'''
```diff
@@ -748,16 +783,17 @@
         H, L = cfg["hidden_dim"], cfg["depth"]
         wb_all = F.linear(c, self.proj_w, self.proj_b).view(pk.n, 2 * L + 1, 2 * H).transpose(0, 1).contiguous()
         x6 = x.is_cuda and self._x6(self.x6_w13)
+        x6_qkv = x6 and pk.rows >= WQKV_X6_MIN_ROWS
         skips = []
         for i in range(L):
             p = f"cfm.estimator.transformer.layers.{i}."
             if i > L // 2:
                 wa, wb_ = self.skip_w[i]
                 x = F.linear(skips.pop(), wb_, W[p + "skip_in_linear.bias"]).addmm_(x, wa.t())
-            a = adaln_rmsnorm_packed(x, wb_all[2 * i], W[p + "attention_norm.norm.weight"], pk)
-            y = self._attention_packed(F.linear(a, W[p + "attention.wqkv.weight"]), pk)
+            a = adaln_rmsnorm_packed(x, wb_all[2 * i], W[p + "attention_norm.norm.weight"], pk, planes=x6_qkv)
+            y = self._attention_packed(G.linear(a, self.x6_wqkv[i], tile=3) if x6_qkv else F.linear(a, W[p + "attention.wqkv.weight"]), pk)
             h = torch.addmm(x, y, W[p + "attention.wo.weight"].t()) if 0 < i <= L // 2 else x.addmm_(y, W[p + "attention.wo.weight"].t())
-            f = adaln_rmsnorm_packed(h, wb_all[2 * i + 1], W[p + "ffn_norm.norm.weight"], pk)
+            f = adaln_rmsnorm_packed(h, wb_all[2 * i + 1], W[p + "ffn_norm.norm.weight"], pk, planes=x6)
             u = G.pair_linear(f, self.x6_w13[i], G.SWIGLU) if x6 else swiglu(F.linear(f, self.w13[i]))
             x = h.addmm_(u, W[p + "feed_forward.w2.weight"].t())
             if i < L // 2:
```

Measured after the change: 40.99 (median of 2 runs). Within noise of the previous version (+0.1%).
'''
▶ **Your objective**:
Without omitting anything, retype all of the material above exactly.

▶ **The answer**:
```diff
@@ -748,16 +783,17 @@
         H, L = cfg["hidden_dim"], cfg["depth"]
         wb_all = F.linear(c, self.proj_w, self.proj_b).view(pk.n, 2 * L + 1, 2 * H).transpose(0, 1).contiguous()
         x6 = x.is_cuda and self._x6(self.x6_w13)
+        x6_qkv = x6 and pk.rows >= WQKV_X6_MIN_ROWS
         skips = []
         for i in range(L):
             p = f"cfm.estimator.transformer.layers.{i}."
             if i > L // 2:
                 wa, wb_ = self.skip_w[i]
                 x = F.linear(skips.pop(), wb_, W[p + "skip_in_linear.bias"]).addmm_(x, wa.t())
-            a = adaln_rmsnorm_packed(x, wb_all[2 * i], W[p + "attention_norm.norm.weight"], pk)
-            y = self._attention_packed(F.linear(a, W[p + "attention.wqkv.weight"]), pk)
+            a = adaln_rmsnorm_packed(x, wb_all[2 * i], W[p + "attention_norm.norm.weight"], pk, planes=x6_qkv)
+            y = self._attention_packed(G.linear(a, self.x6_wqkv[i], tile=3) if x6_qkv else F.linear(a, W[p + "attention.wqkv.weight"]), pk)
             h = torch.addmm(x, y, W[p + "attention.wo.weight"].t()) if 0 < i <= L // 2 else x.addmm_(y, W[p + "attention.wo.weight"].t())
-            f = adaln_rmsnorm_packed(h, wb_all[2 * i + 1], W[p + "ffn_norm.norm.weight"], pk)
+            f = adaln_rmsnorm_packed(h, wb_all[2 * i + 1], W[p + "ffn_norm.norm.weight"], pk, planes=x6)
             u = G.pair_linear(f, self.x6_w13[i], G.SWIGLU) if x6 else swiglu(F.linear(f, self.w13[i]))
             x = h.addmm_(u, W[p + "feed_forward.w2.weight"].t())
             if i < L // 2:
```

Measured after the change: 40.99 (median of 2 runs). Within noise of the previous version (+0.1%).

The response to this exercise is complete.